Start of Block

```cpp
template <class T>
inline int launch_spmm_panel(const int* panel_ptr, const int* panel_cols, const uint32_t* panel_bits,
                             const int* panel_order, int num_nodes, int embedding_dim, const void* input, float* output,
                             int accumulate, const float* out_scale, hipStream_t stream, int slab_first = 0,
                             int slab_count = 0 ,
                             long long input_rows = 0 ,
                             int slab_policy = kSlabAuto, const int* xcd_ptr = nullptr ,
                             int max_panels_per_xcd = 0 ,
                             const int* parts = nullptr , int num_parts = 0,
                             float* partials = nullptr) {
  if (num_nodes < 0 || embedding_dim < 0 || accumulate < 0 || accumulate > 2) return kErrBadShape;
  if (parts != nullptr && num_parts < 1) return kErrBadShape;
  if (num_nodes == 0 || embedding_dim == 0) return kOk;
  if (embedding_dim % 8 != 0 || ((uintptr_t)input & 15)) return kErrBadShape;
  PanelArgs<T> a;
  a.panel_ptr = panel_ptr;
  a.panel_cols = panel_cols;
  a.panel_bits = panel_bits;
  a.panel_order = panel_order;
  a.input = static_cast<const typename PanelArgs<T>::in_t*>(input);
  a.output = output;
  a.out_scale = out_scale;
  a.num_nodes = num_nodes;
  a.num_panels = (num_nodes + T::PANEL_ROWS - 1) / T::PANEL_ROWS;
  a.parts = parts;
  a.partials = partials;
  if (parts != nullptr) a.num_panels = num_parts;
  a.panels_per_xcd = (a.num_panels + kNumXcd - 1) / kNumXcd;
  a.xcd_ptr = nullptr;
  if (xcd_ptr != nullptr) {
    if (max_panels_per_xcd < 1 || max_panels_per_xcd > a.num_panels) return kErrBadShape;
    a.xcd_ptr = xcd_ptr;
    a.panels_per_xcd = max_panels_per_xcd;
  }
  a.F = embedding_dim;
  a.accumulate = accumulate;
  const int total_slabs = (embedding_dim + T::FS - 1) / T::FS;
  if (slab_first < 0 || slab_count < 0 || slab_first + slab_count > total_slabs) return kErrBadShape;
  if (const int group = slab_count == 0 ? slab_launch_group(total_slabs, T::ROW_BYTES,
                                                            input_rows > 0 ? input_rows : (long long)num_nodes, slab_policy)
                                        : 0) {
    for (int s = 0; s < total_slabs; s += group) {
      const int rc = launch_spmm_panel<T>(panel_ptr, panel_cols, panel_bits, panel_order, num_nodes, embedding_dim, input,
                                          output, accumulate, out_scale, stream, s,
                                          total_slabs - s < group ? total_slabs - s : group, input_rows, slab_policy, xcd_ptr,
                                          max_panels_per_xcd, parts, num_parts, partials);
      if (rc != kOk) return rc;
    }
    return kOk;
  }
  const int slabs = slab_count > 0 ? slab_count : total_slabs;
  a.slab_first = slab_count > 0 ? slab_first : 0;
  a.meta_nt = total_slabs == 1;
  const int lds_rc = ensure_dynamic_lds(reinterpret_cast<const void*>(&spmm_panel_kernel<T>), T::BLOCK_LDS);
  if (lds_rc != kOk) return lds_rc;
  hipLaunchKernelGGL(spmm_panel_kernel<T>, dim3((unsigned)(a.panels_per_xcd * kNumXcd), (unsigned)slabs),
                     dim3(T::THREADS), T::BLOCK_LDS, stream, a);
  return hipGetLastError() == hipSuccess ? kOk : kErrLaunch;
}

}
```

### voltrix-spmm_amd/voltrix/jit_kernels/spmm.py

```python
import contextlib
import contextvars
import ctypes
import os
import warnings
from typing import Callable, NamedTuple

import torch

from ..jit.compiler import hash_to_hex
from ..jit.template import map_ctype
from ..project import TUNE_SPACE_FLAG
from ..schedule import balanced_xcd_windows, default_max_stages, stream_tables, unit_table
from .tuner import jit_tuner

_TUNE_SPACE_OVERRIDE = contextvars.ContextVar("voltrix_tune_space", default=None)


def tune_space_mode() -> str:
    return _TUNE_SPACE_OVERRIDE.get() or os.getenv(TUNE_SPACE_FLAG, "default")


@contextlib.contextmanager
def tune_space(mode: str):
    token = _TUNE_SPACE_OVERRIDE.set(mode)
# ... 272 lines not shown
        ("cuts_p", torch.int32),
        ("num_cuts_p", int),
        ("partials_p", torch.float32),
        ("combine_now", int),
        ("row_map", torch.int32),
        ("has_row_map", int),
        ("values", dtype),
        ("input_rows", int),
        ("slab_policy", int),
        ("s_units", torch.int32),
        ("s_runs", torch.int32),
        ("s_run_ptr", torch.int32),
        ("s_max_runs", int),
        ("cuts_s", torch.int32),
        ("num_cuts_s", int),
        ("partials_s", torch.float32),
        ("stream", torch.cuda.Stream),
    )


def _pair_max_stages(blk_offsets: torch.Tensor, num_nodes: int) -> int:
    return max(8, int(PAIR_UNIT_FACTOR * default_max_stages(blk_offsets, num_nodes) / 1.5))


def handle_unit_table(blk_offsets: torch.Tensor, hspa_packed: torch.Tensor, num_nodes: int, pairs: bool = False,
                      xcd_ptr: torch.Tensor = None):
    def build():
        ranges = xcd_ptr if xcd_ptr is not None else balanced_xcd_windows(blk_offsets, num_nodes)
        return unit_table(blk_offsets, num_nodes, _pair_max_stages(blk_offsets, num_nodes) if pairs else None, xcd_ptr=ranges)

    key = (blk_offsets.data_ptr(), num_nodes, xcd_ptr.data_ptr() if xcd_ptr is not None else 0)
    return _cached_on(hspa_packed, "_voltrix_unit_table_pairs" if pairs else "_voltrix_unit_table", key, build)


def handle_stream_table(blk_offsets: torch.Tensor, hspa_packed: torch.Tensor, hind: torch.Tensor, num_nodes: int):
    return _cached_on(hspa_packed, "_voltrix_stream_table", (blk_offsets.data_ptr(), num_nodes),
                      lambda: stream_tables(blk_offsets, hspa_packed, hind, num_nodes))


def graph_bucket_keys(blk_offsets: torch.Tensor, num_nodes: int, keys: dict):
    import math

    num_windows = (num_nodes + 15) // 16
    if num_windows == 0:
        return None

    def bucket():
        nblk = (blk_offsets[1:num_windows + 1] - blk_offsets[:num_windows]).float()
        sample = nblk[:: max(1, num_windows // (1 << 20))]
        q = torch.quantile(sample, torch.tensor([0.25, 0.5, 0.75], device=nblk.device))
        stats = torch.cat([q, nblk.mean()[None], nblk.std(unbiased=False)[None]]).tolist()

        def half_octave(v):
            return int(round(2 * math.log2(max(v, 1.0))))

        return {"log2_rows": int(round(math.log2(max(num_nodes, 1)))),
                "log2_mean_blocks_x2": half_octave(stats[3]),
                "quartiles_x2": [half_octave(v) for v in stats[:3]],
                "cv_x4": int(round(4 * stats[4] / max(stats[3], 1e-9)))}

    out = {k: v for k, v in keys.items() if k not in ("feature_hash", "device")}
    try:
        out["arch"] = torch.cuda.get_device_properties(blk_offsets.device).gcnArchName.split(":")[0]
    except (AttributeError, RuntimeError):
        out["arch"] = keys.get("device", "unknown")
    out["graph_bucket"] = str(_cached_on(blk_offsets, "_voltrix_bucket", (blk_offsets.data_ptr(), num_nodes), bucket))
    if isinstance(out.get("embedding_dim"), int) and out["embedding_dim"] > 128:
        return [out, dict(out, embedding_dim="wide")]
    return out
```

End of Block
Start of Block

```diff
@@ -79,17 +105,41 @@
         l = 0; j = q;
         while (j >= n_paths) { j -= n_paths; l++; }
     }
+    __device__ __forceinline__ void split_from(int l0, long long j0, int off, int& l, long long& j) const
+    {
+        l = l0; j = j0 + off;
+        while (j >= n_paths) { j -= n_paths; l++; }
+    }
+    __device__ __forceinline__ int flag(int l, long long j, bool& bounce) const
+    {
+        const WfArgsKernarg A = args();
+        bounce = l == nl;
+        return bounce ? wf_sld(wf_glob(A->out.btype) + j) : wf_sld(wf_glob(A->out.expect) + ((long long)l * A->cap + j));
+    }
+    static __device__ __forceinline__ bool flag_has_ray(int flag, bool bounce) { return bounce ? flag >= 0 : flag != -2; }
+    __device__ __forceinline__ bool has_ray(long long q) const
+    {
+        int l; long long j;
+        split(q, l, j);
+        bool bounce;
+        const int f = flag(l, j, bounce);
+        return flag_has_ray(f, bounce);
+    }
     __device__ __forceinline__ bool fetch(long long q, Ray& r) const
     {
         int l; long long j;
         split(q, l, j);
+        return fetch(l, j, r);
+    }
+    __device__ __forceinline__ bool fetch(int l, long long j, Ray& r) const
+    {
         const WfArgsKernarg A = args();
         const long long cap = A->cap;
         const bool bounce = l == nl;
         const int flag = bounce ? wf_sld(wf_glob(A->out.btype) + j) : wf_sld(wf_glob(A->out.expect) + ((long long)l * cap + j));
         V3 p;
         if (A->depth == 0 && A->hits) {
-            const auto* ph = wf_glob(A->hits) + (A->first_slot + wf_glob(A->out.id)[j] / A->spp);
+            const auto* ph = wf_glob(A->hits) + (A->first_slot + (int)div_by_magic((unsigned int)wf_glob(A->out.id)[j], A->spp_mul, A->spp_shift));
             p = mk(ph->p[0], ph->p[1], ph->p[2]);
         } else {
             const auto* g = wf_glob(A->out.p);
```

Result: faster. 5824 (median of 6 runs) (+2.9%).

End of Block
Start of Block

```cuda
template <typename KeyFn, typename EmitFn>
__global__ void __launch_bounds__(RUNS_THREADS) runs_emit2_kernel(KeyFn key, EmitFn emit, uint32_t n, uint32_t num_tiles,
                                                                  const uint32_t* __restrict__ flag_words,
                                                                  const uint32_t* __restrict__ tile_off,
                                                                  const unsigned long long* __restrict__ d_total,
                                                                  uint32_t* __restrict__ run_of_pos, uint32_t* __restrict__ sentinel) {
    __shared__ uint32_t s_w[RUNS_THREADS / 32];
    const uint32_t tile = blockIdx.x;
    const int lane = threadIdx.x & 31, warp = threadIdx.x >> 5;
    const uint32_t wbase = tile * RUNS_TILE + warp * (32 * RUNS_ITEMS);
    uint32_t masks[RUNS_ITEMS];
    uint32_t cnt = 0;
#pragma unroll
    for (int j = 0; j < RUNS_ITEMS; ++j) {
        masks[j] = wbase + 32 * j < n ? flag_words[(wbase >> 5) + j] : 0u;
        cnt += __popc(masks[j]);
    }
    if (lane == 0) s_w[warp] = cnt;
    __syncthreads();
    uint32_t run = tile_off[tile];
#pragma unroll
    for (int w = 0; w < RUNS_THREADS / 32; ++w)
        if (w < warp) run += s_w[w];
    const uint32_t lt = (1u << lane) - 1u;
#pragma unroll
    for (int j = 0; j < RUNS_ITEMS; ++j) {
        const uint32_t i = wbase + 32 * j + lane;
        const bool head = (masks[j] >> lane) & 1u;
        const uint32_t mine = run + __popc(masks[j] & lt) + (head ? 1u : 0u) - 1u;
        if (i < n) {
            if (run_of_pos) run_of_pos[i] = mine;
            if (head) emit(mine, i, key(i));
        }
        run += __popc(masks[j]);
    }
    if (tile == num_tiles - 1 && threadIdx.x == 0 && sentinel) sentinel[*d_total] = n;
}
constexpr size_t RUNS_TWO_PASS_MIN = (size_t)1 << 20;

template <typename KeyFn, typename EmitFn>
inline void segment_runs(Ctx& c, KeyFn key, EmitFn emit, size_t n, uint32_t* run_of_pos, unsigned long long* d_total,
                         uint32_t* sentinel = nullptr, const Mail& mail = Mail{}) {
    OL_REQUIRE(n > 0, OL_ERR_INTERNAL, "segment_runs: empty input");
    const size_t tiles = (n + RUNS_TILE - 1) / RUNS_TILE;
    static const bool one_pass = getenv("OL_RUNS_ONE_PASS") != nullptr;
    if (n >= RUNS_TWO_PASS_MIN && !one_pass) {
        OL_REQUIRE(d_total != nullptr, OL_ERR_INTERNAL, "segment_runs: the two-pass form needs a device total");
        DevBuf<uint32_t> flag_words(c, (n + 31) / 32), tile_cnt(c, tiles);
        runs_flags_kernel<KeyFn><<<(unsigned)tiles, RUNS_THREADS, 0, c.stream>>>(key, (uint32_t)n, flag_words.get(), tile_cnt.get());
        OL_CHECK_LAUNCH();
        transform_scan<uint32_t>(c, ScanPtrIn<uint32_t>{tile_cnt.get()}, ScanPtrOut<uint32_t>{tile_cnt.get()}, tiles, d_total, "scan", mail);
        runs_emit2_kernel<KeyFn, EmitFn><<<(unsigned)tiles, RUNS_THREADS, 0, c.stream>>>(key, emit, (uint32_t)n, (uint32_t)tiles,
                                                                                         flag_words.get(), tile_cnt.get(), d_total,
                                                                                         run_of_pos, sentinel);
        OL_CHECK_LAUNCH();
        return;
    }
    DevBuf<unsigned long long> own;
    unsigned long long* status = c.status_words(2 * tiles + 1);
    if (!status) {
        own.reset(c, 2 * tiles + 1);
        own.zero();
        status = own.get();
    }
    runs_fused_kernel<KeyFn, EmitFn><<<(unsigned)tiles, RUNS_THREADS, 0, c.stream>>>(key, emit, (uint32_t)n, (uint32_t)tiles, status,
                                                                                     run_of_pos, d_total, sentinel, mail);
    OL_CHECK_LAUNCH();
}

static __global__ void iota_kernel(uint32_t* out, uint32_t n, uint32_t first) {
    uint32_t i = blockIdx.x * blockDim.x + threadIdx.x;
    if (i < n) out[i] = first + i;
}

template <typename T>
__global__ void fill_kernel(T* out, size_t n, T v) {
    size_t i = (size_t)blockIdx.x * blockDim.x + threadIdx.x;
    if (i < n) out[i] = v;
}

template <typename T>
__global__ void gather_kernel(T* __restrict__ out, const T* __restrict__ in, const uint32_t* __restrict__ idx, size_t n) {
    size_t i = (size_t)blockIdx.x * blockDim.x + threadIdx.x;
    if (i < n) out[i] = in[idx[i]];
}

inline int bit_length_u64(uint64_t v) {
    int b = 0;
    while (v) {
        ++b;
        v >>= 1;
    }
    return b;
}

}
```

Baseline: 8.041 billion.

End of Block

In the records above, some lines hold the word "contextlib"; copy each such line.

* Answer box:
import contextlib
@contextlib.contextmanager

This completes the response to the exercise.